Ci troviamo dunque di fronte a due alternative: o si abbreviano i tempi del «via libera», o si crea un sistema di accesso anticipato ai farmaci, permettendo ai pazienti di disporre di un trattamento che abbia già ricevuto l’assenso dall’Ema ma non ancora l’Autorizzazione all’immissione in commercio (Aic) da parte dell’Aifa. Gli esempi in Europa di questo percorso efficace non mancano. In Germania, tutti i farmaci sono disponibili sul mercato il giorno successivo all’approvazione dell’Ema, al prezzo stabilito dal produttore. Dopo una prima valutazione dei benefici, viene avviata la negoziazione del prezzo. Se non si arriva a un accordo entro una data prestabilita, subentra l’arbitrato.

In Francia i salvavita per malattie gravi e rare, sono resi disponibili anche prima dell’approvazione dell’Ema negoziando un prezzo con il produttore entro un tetto massimo di spesa. Per risolvere il problema della sostenibilità finanziaria, c’è un meccanismo di pay back, di compensazioni post-approvazione. Anche il Regno Unito prevede condizioni di accesso anticipato «pre-rimborso» attraverso il Cancer Fund. Una ricerca di Crea Sanità ha valutato quale sarebbe l’impatto di procedure veloci di accesso ai farmaci oncologici innovativi in Italia. Nel caso del carcinoma mammario, considerando i mesi necessari alla negoziazione del prezzo, con la procedura accelerata sarebbe possibile evitare oltre seimila casi di progressione con un risparmio economico potenziale per il Servizio sanitario nazionale di oltre 48,2 milioni di euro. Nel carcinoma polmonare si stimano invece oltre 1.700 progressioni che, se prevenute, farebbero economizzare al Ssn oltre 10,6 milioni. Infine, sarebbe possibile prevenire fino a 280 recidive di melanoma, con una minore spesa compresa tra 6,7 e 10,4 milioni di euro.

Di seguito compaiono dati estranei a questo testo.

template <bool AMB, class Mask, class Emit>
__device__ __forceinline__ void process_candidate(const DbView &db, const uint64_t *rw, const uint64_t *ra, const uint64_t *uw, int L,
						   uint32_t read, uint32_t woff, int strand, int qp, uint32_t p, bool tested, bool claimed, uint32_t s,
						   uint32_t s_start, uint32_t s_end, Emit &emit, unsigned long long &n_runs)
{
	if (p + (uint32_t)kSeedK > s_end)
		return;
	Diag D;
	D.rw = rw;
	D.ra = ra;
	D.dbw = db.words;
	D.dba = db.amb;

	D.dstart = (int64_t)p - qp;
	if (AMB && db.amb && db.amb_blk) {
		const int64_t a = D.dstart > 0 ? D.dstart : 0, b = D.dstart + L - 1;
		uint32_t any = 0;
		for (int64_t blk = a >> kBlkShift; blk <= (b >> kBlkShift); blk++)
			any |= (db.amb_blk[blk >> 5] >> (blk & 31)) & 1u;
		if (!any)
			D.dba = nullptr;
	}
	int64_t lo64 = (int64_t)s_start - D.dstart, hi64 = (int64_t)s_end - D.dstart;
	D.lo = lo64 > 0 ? (int)lo64 : 0;
	D.hi = hi64 < L ? (int)hi64 : L;
	Mask M;
	M.build(D);
	if (PGX_DBG_STOP(db) == 4) {
		n_runs += (unsigned long long)(M.first_ge(qp) & 1);
		return;
	}

	int pos, run_start = 0;
	typename Mask::Win W;
	bool whole = false;
	if constexpr (Mask::kHasWindows)
		whole = claimed;
	if (whole) {
		if constexpr (Mask::kHasWindows) {
			W = M.seed_windows();
			if (uw) {
#pragma unroll
				for (int k = 0; k < Mask::kBits / 64; k++)
					W.w[k] &= uw[k];
			}
			run_start = Mask::win_first_ge(W, 0);
		}
		if (run_start >= D.hi)
			return;
		if (uw)
			run_start = M.last_lt(run_start) + 1;
		n_runs++;
		if (PGX_DBG_STOP(db) == 5 || PGX_DBG_STOP(db) == 6)
			return;
	} else {
		const int lm = M.last_lt(qp);
		if (!tested && qp >= kProbeStride && lm < qp - kProbeStride)
			return;
		const int re = M.first_ge(qp);
		if (re < qp + kSeedK)
			return;
		run_start = lm + 1;
		if (re - run_start < kWord)
			return;
		if constexpr (Mask::kHasWindows) {
			W = M.seed_windows();
			if (uw) {
#pragma unroll
				for (int k = 0; k < Mask::kBits / 64; k++)
					W.w[k] &= uw[k];
				if (Mask::win_first_ge(W, run_start) > re - kWord)
					return;
			}
			n_runs++;
			if (PGX_DBG_STOP(db) == 5)
				return;
			if (Mask::win_any_below(W, run_start))
				return;
		} else {
			if (uw && !uwin_any(uw, run_start, re - kWord))
				return;
			n_runs++;
			if (PGX_DBG_STOP(db) == 5)
				return;
			pos = D.lo;
			while (pos < run_start) {
				int m1 = M.first_ge(pos);
				if (m1 - pos >= kWord && (!uw || uwin_any(uw, pos, m1 - kWord)))
					return;
				pos = m1 + 1;
			}
		}
		if (PGX_DBG_STOP(db) == 6)
			return;
	}
	int covered = D.lo;
	pos = run_start;
	while (pos < D.hi) {
		const int e = M.first_ge(pos);
		const int len = e - pos;
		bool seeds = len >= kWord && pos >= covered;
		if constexpr (!Mask::kHasWindows)
			seeds = seeds && (!uw || uwin_any(uw, pos, e - kWord));
		if (seeds) {
			int best = 0, cur = 0, bl = pos, nmm = 0, mm_best = 0;
			int k = pos - 1;
			typename Mask::Bwd cl = M.bwd_from(k);
			while (k >= D.lo) {
				cur -= 2;
				nmm++;
				if (best - cur > kXdrop)
					break;
				const int p2 = M.bwd_next(cl);
				cur += k - 1 - p2;
				const bool up = cur > best;
				best = up ? cur : best;
				bl = up ? p2 + 1 : bl;
				mm_best = up ? nmm : mm_best;
				k = p2;
			}
			int bestr = 0, br = e - 1, mmr_best = 0;
			cur = 0;
			nmm = 0;
			k = e;
			typename Mask::Fwd cr = M.fwd_from(k);
			while (k < D.hi) {
				cur -= 2;
				nmm++;
				if (bestr - cur > kXdrop)
					break;
				const int n2 = M.fwd_next(cr);
				cur += n2 - (k + 1);
				const bool up = cur > bestr;
				bestr = up ? cur : bestr;
				br = up ? n2 - 1 : br;
				mmr_best = up ? nmm : mmr_best;
				k = n2;
			}
			pgx_hit h;
			h.read = (int32_t)read;
			h.subject = (int32_t)s;
			h.score = len + best + bestr;
			h.mismatch = (uint16_t)(mm_best + mmr_best);
			h.gapopen = 0;
			const int64_t sl = D.dstart + bl - (int64_t)s_start + 1, sr = D.dstart + br - (int64_t)s_start + 1;
			if (!strand) {
				h.qstart = bl + 1;
				h.qend = br + 1;
				h.sstart = (int32_t)sl;
				h.send = (int32_t)sr;
			} else {
				h.qstart = L - br;
				h.qend = L - bl;
				h.sstart = (int32_t)sr;
				h.send = (int32_t)sl;
			}
			if (db.gapped) {
				int q = bl + (br - bl) / 2;
				while (M.flagged(q))
					q--;
				int anchor = M.last_lt(q) + 1;
				anchor = anchor > bl ? anchor : bl;
				int b0l = 0, b0r = 0, kl = 14, kr = 14;
				if constexpr (Mask::kHasWindows) {
					const int ml = M.count_range(bl, anchor), mr = (int)h.mismatch - ml;
					b0l = ml <= 18 ? 2 * (anchor - bl) - 6 * ml : 0;
					b0r = mr <= 18 ? 2 * (br + 1 - anchor) - 6 * mr : 0;
					b0l = b0l > 0 && b0l < 2047 ? b0l : 0;
					b0r = b0r > 0 && b0r < 2047 ? b0r : 0;
					kl = (2 * anchor - b0l) / 5;
					kr = (2 * (L - anchor) - b0r) / 5;
					kl = kl < 14 ? kl : 14;
					kr = kr < 14 ? kr : 14;
					if (L > db.deep_from) {
						kl = (ml + (bl > 0 ? 10 : 0)) / 3;
						kr = (mr + (br + 1 < L ? 10 : 0)) / 3;
						kl = kl < 14 ? kl : 14;
						kr = kr < 14 ? kr : 14;
					}
				}
				h.qstart = (int32_t)woff;
				h.qend = anchor;
				h.sstart = (int32_t)(uint32_t)(D.dstart + anchor);
				h.send = strand | (b0l << 1) | (b0r << 12);
				h.score = L;
				h.mismatch = (uint16_t)kl;
				h.gapopen = (uint16_t)kr;
			}
			if (PGX_DBG_STOP(db) != 7)
				emit(h);
			covered = br + 1;
		}
		if constexpr (Mask::kHasWindows) {
			pos = Mask::win_first_ge(W, covered > e ? covered : e + 1);
			if (uw && pos < D.hi)
				pos = M.last_lt(pos) + 1;
		} else
			pos = covered > e + 1 ? covered : e + 1;
	}
}

__device__ __forceinline__ void lds_fence()
{
	asm volatile("s_waitcnt lgkmcnt(0)" ::: "memory");
	__builtin_amdgcn_wave_barrier();
}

«Nel nostro Paese, ogni giorno, 1.070 persone si ammalano di cancro» afferma Saverio Cinieri, presidente della Fondazione Aiom «Nel 2022 i nuovi casi sono stati 390.700. La sopravvivenza a cinque anni è pari al 65 per cento nelle donne e al 59 per cento negli uomini, e raggiunge il 90 per cento in neoplasie molto frequenti come quelle della mammella e della prostata. Questi dati collocano l’Italia ai primi posti nel mondo per le terapie e dimostrano il grande livello raggiunto dall’oncologia italiana. Però i cittadini colpiti dal cancro devono attendere ancora 14 mesi per poter essere trattati con prodotti innovativi già approvati a livello europeo». Un’altra causa dei tempi prolungati sono i Prontuari terapeutici regionali. Accanto al Servizio sanitario nazionale, convivono infatti 19 Regioni e due Province autonome. E in 10 Regioni sono ancora presenti i Prontuari terapeutici (ospedalieri) regionali, cioè liste di farmaci prescrivibili all’interno degli ospedali, pubblici e privati, accreditati. Alcune Regioni, prima della commercializzazione, richiedono un ulteriore monitoraggio che è vincolante. «È un passaggio che non ha senso» ribadisce con vigore Cinieri e spiega perché: «Una volta che una commissione nazionale, quale è l’Aifa, ha stabilito prezzo e modalità di somministrazione del medicinale, e spesso non è altro che una traduzione in italiano di ciò che ha deciso l’Ema, non capisco perché una Regione debba rifare un’altra commissione per arrivare alle stesse conclusioni».

Inoltre le varie amministrazioni si comportano in modo diverso e il paziente è costretto magari a spostarsi per aver accesso a cure più adatte alla sua situazione. E non è detto che ciò avvenga, come si sarebbe portati a credere nel Mezzogiorno. Cinieri sostiene, ma non intende fare nomi, che anche in alcune Regioni del Settentrione si applica la trafila più lunga. Di qui la richiesta dell’Aiom di abolire i prontuari terapeutici regionali almeno per i farmaci oncologici e di consentire l’immediata disponibilità dopo la pubblicazione in Gazzetta Ufficiale. E se dietro ai tempi lunghi ci fossero anche motivazioni economiche? I farmaci per malattie gravi sono molto costosi e le Regioni sarebbero indotte a temporeggiare. «È possibile» aggiunge Cinieri «ma a mio parere è essenzialmente un problema burocratico. La Regione ha la necessità di esistere, di ribadire il proprio ruolo, ma così si creano duplicazioni di passaggi in cui a rimetterci è il malato».